Collected data entries
----
static int launch_eq(dspi_eq *e, void *d_samples, uint32_t T, uint32_t ld, uint32_t g0, uint32_t ng, uint32_t n_rows, cudaStream_t stream,
                     uint32_t row_lo = 0)
{
    dspi::EqLaunch a;
    memset(&a, 0, sizeof(a));
    const bool tma_ok = (ld % 4 == 0) && (((uintptr_t)d_samples & 15) == 0);
    if (tma_ok) {
        if (e->tm_ptr != d_samples || e->tm_T != T || e->tm_ld != ld || e->tm_rows != n_rows) {
            int rc = make_tmap(e, d_samples, T, ld, n_rows, &e->tmap);
            if (rc) return rc;
            e->tm_ptr = d_samples; e->tm_T = T; e->tm_ld = ld; e->tm_rows = n_rows;
        }
        a.tmap = e->tmap;
    }
    const bool q28 = e->desc.arith == DSPI_ARITH_Q28;
    a.samples = d_samples;
    a.ld = ld;
    a.coef = q28 ? (void *)((int32_t *)e->d_coef + (size_t)g0 * DSPI_MAX_BANDS * 20 * 32)
                 : (void *)((float *)e->d_coef + (size_t)g0 * DSPI_MAX_BANDS * 8 * 32 * e->cpl);
    const uint64_t *modes = e->d_modes_eff ? e->d_modes_eff : e->d_modes;
    a.modes = modes ? modes + (size_t)g0 * e->rows : nullptr;
    a.n_groups = ng;
    a.sched = e->d_sched + 2 * (((size_t)g0 * e->rows + row_lo) / 32);
    a.n_sms = e->n_sms;
    a.n_rows = n_rows;
    a.row_lo = row_lo;
    a.T = T;
    a.n_bands = e->desc.n_bands;
    a.use_tma = tma_ok ? 1u : 0u;
    if (const char *v = getenv("DSPI_DBG")) a.dbg = (uint32_t)atoi(v);
    cudaError_t err;
    if (e->sig_dirty) {
        int rc = refresh_kernel_choice(e);
        if (rc) return rc;
    }
    if (q28) err = dspi::launch_eq_q28(a, stream);
    else if (e->jit && !(a.dbg & 12u)) {
        char msg[200] = "";
        err = dspi::jit::launch(e->jit, a, stream, msg, sizeof(msg));
        if (err != cudaSuccess) return fail(DSPI_ECUDA, "%s", msg);
    } else err = dspi::launch_eq_f32(a, e->desc.arith == DSPI_ARITH_F32_FUSED, e->cpl, stream);
    if (err != cudaSuccess) return fail(DSPI_ECUDA, "EQ kernel launch: %s", cudaGetErrorString(err));
    e->launches++;
    return DSPI_OK;
}

}

namespace dspi {

static uint32_t range_unit(const dspi_eq *e) { return e->desc.arith == DSPI_ARITH_Q28 ? e->rows : 64u; }

void *eq_aos_mirror(dspi_eq *e) { return e->d_aos; }

static int remask(dspi_eq *e, cudaStream_t s)
{
    if (!e->d_skip) return DSPI_OK;
    if (e->desc.arith == DSPI_ARITH_Q28) {
        CU_OK(launch_skip_q28((int32_t *)e->d_coef, e->d_skip, e->desc.n_channels, s));
        e->launches++;
        return DSPI_OK;
    }
    if (!e->d_modes_eff) {
        CU_OK(cudaMalloc(&e->d_modes_eff, (size_t)e->c_pad * 8));
        CU_OK(cudaMemsetAsync(e->d_modes_eff, 0, (size_t)e->c_pad * 8, s));
    }
    CU_OK(launch_mask_modes(e->d_modes, e->d_skip, e->d_modes_eff, e->desc.n_channels, s));
    e->launches++;
    e->sig_dirty = true;
    return DSPI_OK;
}

int eq_pack_range(dspi_eq *e, uint32_t ch0, uint32_t n, cudaStream_t s, const RoleRange &rr)
{
    if (n == 0) return DSPI_OK;
    CU_OK(cudaSetDevice(e->desc.device));
// ... 144 lines not shown
}

int eq_process_range_on(dspi_eq *e, void *d_rows, uint32_t T, uint32_t ld, uint32_t ch0, uint32_t n, cudaStream_t s)
{
    if (T == 0 || n == 0) return DSPI_OK;
    if (ch0 % 32u) return fail(DSPI_EINVAL, "first channel %u is not a multiple of 32", ch0);
    CU_OK(cudaSetDevice(e->desc.device));
    const uint32_t row_lo = ch0 % e->rows;
    return launch_eq(e, d_rows, T, ld, ch0 / e->rows, (row_lo + n + e->rows - 1) / e->rows, n, s, row_lo);
}

}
----
Work required: For each record above, give it again without a single change.

Exercise result:
static int launch_eq(dspi_eq *e, void *d_samples, uint32_t T, uint32_t ld, uint32_t g0, uint32_t ng, uint32_t n_rows, cudaStream_t stream,
                     uint32_t row_lo = 0)
{
    dspi::EqLaunch a;
    memset(&a, 0, sizeof(a));
    const bool tma_ok = (ld % 4 == 0) && (((uintptr_t)d_samples & 15) == 0);
    if (tma_ok) {
        if (e->tm_ptr != d_samples || e->tm_T != T || e->tm_ld != ld || e->tm_rows != n_rows) {
            int rc = make_tmap(e, d_samples, T, ld, n_rows, &e->tmap);
            if (rc) return rc;
            e->tm_ptr = d_samples; e->tm_T = T; e->tm_ld = ld; e->tm_rows = n_rows;
        }
        a.tmap = e->tmap;
    }
    const bool q28 = e->desc.arith == DSPI_ARITH_Q28;
    a.samples = d_samples;
    a.ld = ld;
    a.coef = q28 ? (void *)((int32_t *)e->d_coef + (size_t)g0 * DSPI_MAX_BANDS * 20 * 32)
                 : (void *)((float *)e->d_coef + (size_t)g0 * DSPI_MAX_BANDS * 8 * 32 * e->cpl);
    const uint64_t *modes = e->d_modes_eff ? e->d_modes_eff : e->d_modes;
    a.modes = modes ? modes + (size_t)g0 * e->rows : nullptr;
    a.n_groups = ng;
    a.sched = e->d_sched + 2 * (((size_t)g0 * e->rows + row_lo) / 32);
    a.n_sms = e->n_sms;
    a.n_rows = n_rows;
    a.row_lo = row_lo;
    a.T = T;
    a.n_bands = e->desc.n_bands;
    a.use_tma = tma_ok ? 1u : 0u;
    if (const char *v = getenv("DSPI_DBG")) a.dbg = (uint32_t)atoi(v);
    cudaError_t err;
    if (e->sig_dirty) {
        int rc = refresh_kernel_choice(e);
        if (rc) return rc;
    }
    if (q28) err = dspi::launch_eq_q28(a, stream);
    else if (e->jit && !(a.dbg & 12u)) {
        char msg[200] = "";
        err = dspi::jit::launch(e->jit, a, stream, msg, sizeof(msg));
        if (err != cudaSuccess) return fail(DSPI_ECUDA, "%s", msg);
    } else err = dspi::launch_eq_f32(a, e->desc.arith == DSPI_ARITH_F32_FUSED, e->cpl, stream);
    if (err != cudaSuccess) return fail(DSPI_ECUDA, "EQ kernel launch: %s", cudaGetErrorString(err));
    e->launches++;
    return DSPI_OK;
}

}

namespace dspi {

static uint32_t range_unit(const dspi_eq *e) { return e->desc.arith == DSPI_ARITH_Q28 ? e->rows : 64u; }

void *eq_aos_mirror(dspi_eq *e) { return e->d_aos; }

static int remask(dspi_eq *e, cudaStream_t s)
{
    if (!e->d_skip) return DSPI_OK;
    if (e->desc.arith == DSPI_ARITH_Q28) {
        CU_OK(launch_skip_q28((int32_t *)e->d_coef, e->d_skip, e->desc.n_channels, s));
        e->launches++;
        return DSPI_OK;
    }
    if (!e->d_modes_eff) {
        CU_OK(cudaMalloc(&e->d_modes_eff, (size_t)e->c_pad * 8));
        CU_OK(cudaMemsetAsync(e->d_modes_eff, 0, (size_t)e->c_pad * 8, s));
    }
    CU_OK(launch_mask_modes(e->d_modes, e->d_skip, e->d_modes_eff, e->desc.n_channels, s));
    e->launches++;
    e->sig_dirty = true;
    return DSPI_OK;
}

int eq_pack_range(dspi_eq *e, uint32_t ch0, uint32_t n, cudaStream_t s, const RoleRange &rr)
{
    if (n == 0) return DSPI_OK;
    CU_OK(cudaSetDevice(e->desc.device));
// ... 144 lines not shown
}

int eq_process_range_on(dspi_eq *e, void *d_rows, uint32_t T, uint32_t ld, uint32_t ch0, uint32_t n, cudaStream_t s)
{
    if (T == 0 || n == 0) return DSPI_OK;
    if (ch0 % 32u) return fail(DSPI_EINVAL, "first channel %u is not a multiple of 32", ch0);
    CU_OK(cudaSetDevice(e->desc.device));
    const uint32_t row_lo = ch0 % e->rows;
    return launch_eq(e, d_rows, T, ld, ch0 / e->rows, (row_lo + n + e->rows - 1) / e->rows, n, s, row_lo);
}

}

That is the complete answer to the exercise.